O Ministério de Minas e Energia (MME) manifestou sua preocupação em relação à queda de aproximadamente 586 mil beneficiários da Tarifa Social de Energia Elétrica (TSEE) entre abril de 2025 e abril de 2026. Em um ofício enviado à Agência Nacional de Energia Elétrica (Aneel), o MME solicitou explicações sobre os impactos da transição cadastral da TSEE e a implementação do Programa Luz do Povo.

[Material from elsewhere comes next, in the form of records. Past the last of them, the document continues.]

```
template <typename T, typename TV, class Epi, bool FUSED>
__global__ __launch_bounds__(TNT, (TileCfg<T, TV>::MINW)) void k_tiled_fused(const uint32_t* __restrict__ tidx, const TV* __restrict__ tval,
                                                        const int32_t* __restrict__ tile_ptr, const int64_t* __restrict__ blk_base,
                                                        const uint32_t* __restrict__ tcnt,
                                                        int npanel, int lw, int rpt, int nrows, int nblk,
                                                        int vtotal, const int32_t* __restrict__ ptab, int slot0, int b0, int nbl,
                                                        const T* __restrict__ vin, T* __restrict__ rowsum,
                                                        int64_t rs_stride, const T* __restrict__ extra, Epi epi,
                                                        double* __restrict__ partials)
{
    typedef TileCfg<T, TV> Cfg;
    constexpr int TRPT_MAX = Cfg::RPT_MAX, TCW = TRPT_MAX / 8, TCAP = Cfg::CAP, TU = Cfg::TU;
    constexpr int TGRP = TNT * 4 * TU;
    typedef typename Cfg::V4 V4;
    __shared__ __attribute__((aligned(16))) T prod[TCAP + 8];
    __shared__ int wsum[TNT / 64];
    __shared__ double dred8[TNT / 64];
    const int tid = threadIdx.x, lane = tid & 63, wv = tid >> 6;
    const int ngrp = FUSED ? 1 : (int)(gridDim.x / (unsigned)nbl);
#if PDLP_GROUP_FAST
    const int b = FUSED ? blockIdx.x : b0 + (int)(blockIdx.x / (unsigned)ngrp);
    const int grp = FUSED ? 0 : (int)(blockIdx.x % (unsigned)ngrp);
#else
    const int b = FUSED ? blockIdx.x : b0 + (int)(blockIdx.x % (unsigned)nbl);
    const int grp = FUSED ? 0 : (int)(blockIdx.x / (unsigned)nbl);
#endif
    const int p_lo = (int)((int64_t)grp * vtotal / ngrp), p_hi = (int)((int64_t)(grp + 1) * vtotal / ngrp);
    auto pmap = [&](int v) { return ptab ? ptab[v] : v; };
    const uint32_t mask = (1u << lw) - 1u;
    if (FUSED) epi.load();
    T acc[TRPT_MAX];
#pragma unroll
    for (int r = 0; r < TRPT_MAX; ++r) acc[r] = (T)0;

    const uint32_t trash = (uint32_t)TCAP << lw;
    tidx += blk_base[b];
    tval += blk_base[b];
    auto load_into = [&](u32x4 (&pk)[TU], V4 (&vv)[TU], int g0, int i1) {
#pragma unroll
        for (int u = 0; u < TU; ++u) {
            const int i = g0 + (u * TNT + tid) * 4;
            if (i < i1) {
                pk[u] = __builtin_nontemporal_load(reinterpret_cast<const u32x4*>(tidx + i));
                vv[u] = __builtin_nontemporal_load(reinterpret_cast<const V4*>(tval + i));
            } else {
                pk[u] = u32x4{trash, trash, trash, trash};
                vv[u] = V4{(TV)0, (TV)0, (TV)0, (TV)0};
            }
        }
    };
#ifndef PDLP_ROUND
#define PDLP_ROUND 4
#endif
    auto consume = [&](u32x4 (&pk)[TU], V4 (&vv)[TU], int g0, int i1, const T* __restrict__ xin) {
        constexpr int RPC = 4 / PDLP_ROUND, NR = TU * RPC;
        T xg[TU * 4];
        bool on[TU];
#pragma unroll
        for (int u = 0; u < TU; ++u) on[u] = g0 + (u * TNT + __builtin_amdgcn_readfirstlane(wv) * 64) * 4 < i1;
        auto pkw = [&](int u, int k) -> uint32_t { return k == 0 ? pk[u].x : k == 1 ? pk[u].y : k == 2 ? pk[u].z : pk[u].w; };
        auto vvw = [&](int u, int k) -> TV { return k == 0 ? vv[u].x : k == 1 ? vv[u].y : k == 2 ? vv[u].z : vv[u].w; };
        auto products = [&](int r) {
            const int u = r / RPC, k0 = (r % RPC) * PDLP_ROUND;
            if (on[u]) {
#pragma unroll
                for (int k = k0; k < k0 + PDLP_ROUND; ++k) prod[pkw(u, k) >> lw] = (T)vvw(u, k) * xg[4 * u + k];
            }
        };
#pragma unroll
        for (int r = 0; r < NR; ++r) {
            const int u = r / RPC, k0 = (r % RPC) * PDLP_ROUND;
            if (r > 0) { products(r - 1); __builtin_amdgcn_sched_barrier(0); }
            if (on[u]) {
#pragma unroll
                for (int k = k0; k < k0 + PDLP_ROUND; ++k) {
                    xg[4 * u + k] = *reinterpret_cast<const T*>(reinterpret_cast<const char*>(xin) + ((pkw(u, k) & mask) * (uint32_t)sizeof(T)));
                }
            }
            __builtin_amdgcn_sched_barrier(0);
        }
        products(NR - 1);
    };
    const size_t tile0 = (size_t)b * npanel;
    const size_t tp0 = (size_t)b * (npanel + 1);
    const bool has_panels = p_lo < vtotal;
    const size_t ntiles = (size_t)nblk * npanel;
    auto load_counts = [&](uint32_t (&cwd)[TCW], size_t tile) {
        const u32x4 a = __builtin_nontemporal_load(reinterpret_cast<const u32x4*>(tcnt) + tile * TNT + tid);
        cwd[0] = a.x;
        if (TCW > 1) cwd[1 < TCW ? 1 : 0] = a.y;
        if (TCW > 2) cwd[2 < TCW ? 2 : 0] = a.z;
        if (TCW > 3) cwd[3 < TCW ? 3 : 0] = a.w;
#pragma unroll
        for (int q = 4; q < TCW; ++q) cwd[q] = __builtin_nontemporal_load(tcnt + ntiles * TNT * 4 + (tile * (TCW > 4 ? TCW - 4 : 1) + (q - 4)) * TNT + tid);
    };
    u32x4 pk[TU];
    V4 vv[TU];
    int i0 = has_panels ? tile_ptr[tp0 + pmap(p_lo)] : 0;
    int i1 = has_panels ? tile_ptr[tp0 + pmap(p_lo) + 1] : 0;
    load_into(pk, vv, i0, i1);

    for (int i = tid; i < TCAP + 8; i += TNT) prod[i] = (T)0;
    __syncthreads();
    uint32_t cwn[TCW];
    {
        load_counts(cwn, tile0 + (has_panels ? pmap(p_lo) : 0));
    }
    for (int v = p_lo; v < p_hi; ++v) {
        const int p = pmap(v);
        const T* __restrict__ xin = vin + ((size_t)p << lw);
        int i0n = i1, i1n = i1;
        if (v + 1 < p_hi) {
            const int pn = pmap(v + 1);
            i0n = tile_ptr[tp0 + pn];
            i1n = tile_ptr[tp0 + pn + 1];
        }
        uint32_t cw[TCW];
        uint32_t total = 0;
#pragma unroll
        for (int q = 0; q < TCW; ++q) cw[q] = cwn[q];
#pragma unroll
        for (int q = 0; q < TCW; ++q) {
            const uint32_t n2 = (cw[q] & 0x0f0f0f0fu) + ((cw[q] >> 4) & 0x0f0f0f0fu);
            total += (n2 * 0x01010101u) >> 24;
        }
        total = wave_incl_scan_u32(total);
        if (lane == 63) wsum[wv] = (int)total;
        __builtin_amdgcn_s_setprio(PDLP_PRIO_P1);
        for (int g0 = i0; g0 < i1; g0 += TGRP) {
            consume(pk, vv, g0, i1, xin);
            if (g0 + TGRP < i1) load_into(pk, vv, g0 + TGRP, i1);
            else load_into(pk, vv, i0n, i1n);
        }
        if (i0 >= i1) load_into(pk, vv, i0n, i1n);
        {
            load_counts(cwn, tile0 + (v + 1 < p_hi ? pmap(v + 1) : p));
        }
        __builtin_amdgcn_s_setprio(PDLP_PRIO_P2);
        __syncthreads();
        int sb = 0;
#pragma unroll
        for (int w = 0; w < TNT / 64; ++w) sb += (w < wv) ? wsum[w] : 0;
        uint32_t sbase = (uint32_t)__builtin_amdgcn_readfirstlane(sb);
#pragma unroll
        for (int q = 0; q < TCW; ++q) {
            if (8 * q < rpt) {
                uint32_t cE = cw[q] & 0x0f0f0f0fu, cO = (cw[q] >> 4) & 0x0f0f0f0fu;
                asm("" : "+v"(cE), "+v"(cO));
                uint32_t sE = cE, sO = cO;
                wave_incl_scan2_u32(sE, sO);
                const uint32_t tE = (uint32_t)__builtin_amdgcn_readlane((int)sE, 63), tO = (uint32_t)__builtin_amdgcn_readlane((int)sO, 63);
                const uint32_t eE = sE - cE, eO = sO - cO;
                constexpr int RG = sizeof(T) == 8 ? 2 : 4;
#pragma unroll
                for (int g = 0; g < 8 / RG; ++g) {
                    if (8 * q + RG * g < rpt) {
                        int cc[RG], oo[RG];
// ... 111 lines not shown
        for (int g0 = 0; g0 < groups; g0 += 4) {
            T part[4];
#pragma unroll
            for (int k = 0; k < 4; ++k) {
                const int g = g0 + k < glast ? g0 + k : glast;
                part[k] = __builtin_nontemporal_load(rowsum + (size_t)g * rs_stride + row);
            }
            s = g0 == 0 ? part[0] : s + part[0];
#pragma unroll
            for (int k = 1; k < 4; ++k) s = g0 + k < groups ? s + part[k] : s;
        }
        if (extra) s += extra[row];
        epi(row, s, pre, acc);
    }
    if (Epi::NA > 0) {
#pragma unroll
        for (int r = 0; r < Epi::NA; ++r) {
            const double v = block_sum(acc[r], dred);
            if (threadIdx.x == 0) partials[(size_t)blockIdx.x * NACC + r] = v;
        }
    }
}

template <typename T, typename TV>
__global__ __launch_bounds__(BLOCK) void k_rem_segments(int ns, const int32_t* __restrict__ sptr, const int32_t* __restrict__ col,
                                                        const TV* __restrict__ val, const T* __restrict__ vin, T* __restrict__ seg_sum)
{
    const int lt = threadIdx.x & 7;
    const int64_t stride = ((int64_t)gridDim.x * BLOCK) >> 3;
    const int64_t ns_pad = ((int64_t)ns + stride - 1) / stride * stride;
    for (int64_t g = ((int64_t)blockIdx.x * BLOCK + threadIdx.x) >> 3; g < ns_pad; g += stride) {
        T s = (T)0;
        if (g < ns) {
            const int a = sptr[g], nn = sptr[g + 1] - a;
            const int last = nn - 1;
            for (int i0 = lt; i0 < nn; i0 += 64) {
                T lv[8], lg[8];
                int lc[8];
#pragma unroll
                for (int u = 0; u < 8; ++u) {
                    const int i = i0 + 8 * u, ic = i < last ? i : last;
                    lv[u] = (T)val[a + ic];
                    lc[u] = col[a + ic];
                }
#pragma unroll
                for (int u = 0; u < 8; ++u) lg[u] = vin[lc[u]];
// ... 49 lines not shown
```

### torchpdlp_amd/csrc/pdlp_products.inc

```
namespace {

template <typename T, typename TV>
void launch_tiled_groups(pdlp_handle h, const Schedule& s, int rows, const void* vin, hipStream_t stream, int vgroups, int vtotal,
                         const int32_t* ptab, int slot0, int b0 = 0, int nbl = -1)
{
    if (nbl < 0) nbl = s.t.nblk - b0;
    if (vtotal <= 0 || vgroups <= 0 || nbl <= 0) return;
    const int groups = vgroups < vtotal ? vgroups : vtotal;
    StoreEpi<T> none{nullptr};
    hipLaunchKernelGGL((k_tiled_fused<T, TV, StoreEpi<T>, false>), dim3(nbl * groups), dim3(TNT), 0, stream, s.t.idx,
                       (const TV*)s.t.val, s.t.tile_ptr, s.t.blk_base, s.t.cnt, s.t.npanel, s.t.lw, s.t.rpt, rows, s.t.nblk, vtotal, ptab,
                       slot0, b0, nbl, (const T*)vin, (T*)h->rowsum, h->rs_stride, (const T*)nullptr, none, (double*)nullptr);
}

template <typename T, typename TV>
void launch_phase(pdlp_handle h, const Schedule& s, int rows, const void* vin, hipStream_t stream, int phase, int b0 = 0, int nbl = -1)
{
    launch_tiled_groups<T, TV>(h, s, rows, vin, stream, s.ph_slots[phase], s.ph_cnt[phase], s.ptab + s.ph_off[phase], s.ph_slot0[phase], b0, nbl);
}

template <typename T, typename TV, class Epi>
int launch_mat(pdlp_handle h, bool transpose, const void* vin, Epi epi, double* partials)
{
    if (!h->use_split && (h->sK.pending || h->sKT.pending)) {
        if (!(h->sK.pending ? h->sK.pending_inline : h->sKT.pending_inline)) HIP_TRY(hipStreamWaitEvent(h->stream, h->ev_out, 0));
        h->sK.pending = h->sKT.pending = false;
        h->sK.chunks_done = h->sKT.chunks_done = 0;
    }
    const Schedule& s = transpose ? h->sKT : h->sK;
    if (s.nblk == 0) return PDLP_OK;
    if (s.tiled) {
        const int rows = (int)(transpose ? h->nl : h->ml);
        const T* extra = nullptr;
        if (s.t.rem_rows_n > 0 && h->range_sel > 0) {
            extra = (const T*)(sizeof(T) == 4 && h->es == 8 ? s.t.rem_extra_f32 : s.t.rem_extra);
        } else if (s.t.rem_rows_n > 0) {
            T* ex = (T*)(sizeof(T) == 4 && h->es == 8 ? s.t.rem_extra_f32 : s.t.rem_extra);
            hipLaunchKernelGGL((k_rem_segments<T, TV>), dim3(grid_for((int64_t)s.t.rem_segs_n * 8)), dim3(BLOCK), 0, h->stream, s.t.rem_segs_n,
                               s.t.rem_sptr, s.t.rem_col, (const TV*)s.t.rem_val, (const T*)vin, (T*)s.t.rem_work);
            hipLaunchKernelGGL((k_rem_rows<T>), dim3(grid_for((int64_t)s.t.rem_rows_n * 8)), dim3(BLOCK), 0, h->stream, s.t.rem_rows_n, s.t.rem_rows,
                               s.t.rem_rptr, (const T*)s.t.rem_work, ex);
            extra = ex;
        }
        if (s.t.groups == 1 && !(s.pending && h->use_split)) {
            hipLaunchKernelGGL((k_tiled_fused<T, TV, Epi, true>), dim3(s.t.nblk), dim3(TNT), 0, h->stream, s.t.idx, (const TV*)s.t.val,
                               s.t.tile_ptr, s.t.blk_base, s.t.cnt, s.t.npanel, s.t.lw, s.t.rpt, rows, s.t.nblk, s.t.npanel,
                               (const int32_t*)nullptr, 0, 0, s.t.nblk, (const T*)vin, (T*)h->rowsum, h->rs_stride, extra, epi, partials);
        } else if (s.pending && h->use_split) {
            Schedule& sm = transpose ? h->sKT : h->sK;
            const int R = s.nrange > 1 ? s.nrange : 1, last = s.nphase - 1;
            const int r_from = h->range_sel < 0 ? 0 : h->range_sel, r_to = h->range_sel < 0 ? R : h->range_sel + 1;
            if (r_from == 0) {
                for (int ph = 1 + sm.chunks_done; ph < (R > 1 ? last : s.nphase); ++ph) launch_phase<T, TV>(h, s, rows, vin, h->stream, ph);
                sm.chunks_done = 0;
            }
            int pofs = 0;
            for (int r = 0; r < r_from && R > 1; ++r) pofs += range_epi_grid(s, r, rows);
            for (int r = r_from; r < r_to && r < R; ++r) {
                if (R > 1) launch_phase<T, TV>(h, s, rows, vin, h->stream, last, s.rb_lo[r], s.rb_lo[r + 1] - s.rb_lo[r]);
                if (r == 0 && !s.pending_inline) HIP_TRY(hipStreamWaitEvent(h->stream, h->ev_out, 0));
                const int lo = R > 1 ? range_rows_lo(s, r) : 0, hi = R > 1 ? range_rows_hi(s, r, rows) : rows;
                if (hi > lo)
                    hipLaunchKernelGGL((k_rowsum_epilogue<T, Epi>), dim3(grid_for(hi - lo)), dim3(BLOCK), 0, h->stream, (const T*)h->rowsum,
                                       s.slotsA + s.slotsB, h->rs_stride, hi, extra, epi, partials + (size_t)pofs * NACC, lo);
                pofs += R > 1 ? range_epi_grid(s, r, rows) : 0;
            }
        } else {
            launch_tiled_groups<T, TV>(h, s, rows, vin, h->stream, s.t.groups, s.t.npanel, (const int32_t*)nullptr, 0);
            hipLaunchKernelGGL((k_rowsum_epilogue<T, Epi>), dim3(grid_for(rows)), dim3(BLOCK), 0, h->stream, (const T*)h->rowsum,
                               s.t.groups, h->rs_stride, rows, extra, epi, partials);
// ... 220 lines not shown
```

A redução no número de beneficiários foi destacada pela Abrade, associação que representa as distribuidoras de Energia Elétrica. A entidade apontou dificuldades operacionais relacionadas à Resolução Normativa nº 1.147/2025, especialmente no que tange à exigência de compatibilização entre o titular da unidade consumidora e os registros do Cadastro Único (CadÚnico) e do Benefício de Prestação Continuada (BPC).
Dados do MME revelam que o total de unidades consumidoras beneficiadas caiu de 17,1 milhões em abril de 2025 para 16,6 milhões em abril de 2026, representando uma diminuição de 3,4%. Durante o mesmo período, a participação da Tarifa Social entre os consumidores residenciais também apresentou queda, passando de 20,99% para 19,29%. Em contrapartida, o número total de unidades consumidoras residenciais aumentou em mais de 3,3 milhões.
Embora o MME reconheça que os dados não estabelecem uma relação causal direta entre a diminuição de beneficiários e a implementação dos novos critérios de enquadramento, a pasta enfatiza a importância de um acompanhamento contínuo da transição cadastral e de uma avaliação dos impactos sobre a cobertura da política pública. Essa análise é especialmente relevante dada a importância social da Tarifa Social de Energia Elétrica e do Programa Luz do Povo.
O Programa Luz do Povo foi instituído pela Medida Provisória nº 1.300/2025, que posteriormente foi convertida na Lei nº 15.235/2025. A iniciativa reformulou a Tarifa Social de Energia Elétrica, garantindo gratuidade para o consumo de até 80 kWh mensais às famílias inscritas no CadÚnico com renda familiar per capita de até meio salário mínimo, aos beneficiários do BPC e a outros grupos previstos em lei.
Além disso, o programa introduziu o Desconto Social de Energia Elétrica, que é destinado às famílias com renda per capita entre meio e um salário mínimo. Essa medida oferece isenção da parcela da CDE incidente sobre o consumo de até 120 kWh mensais.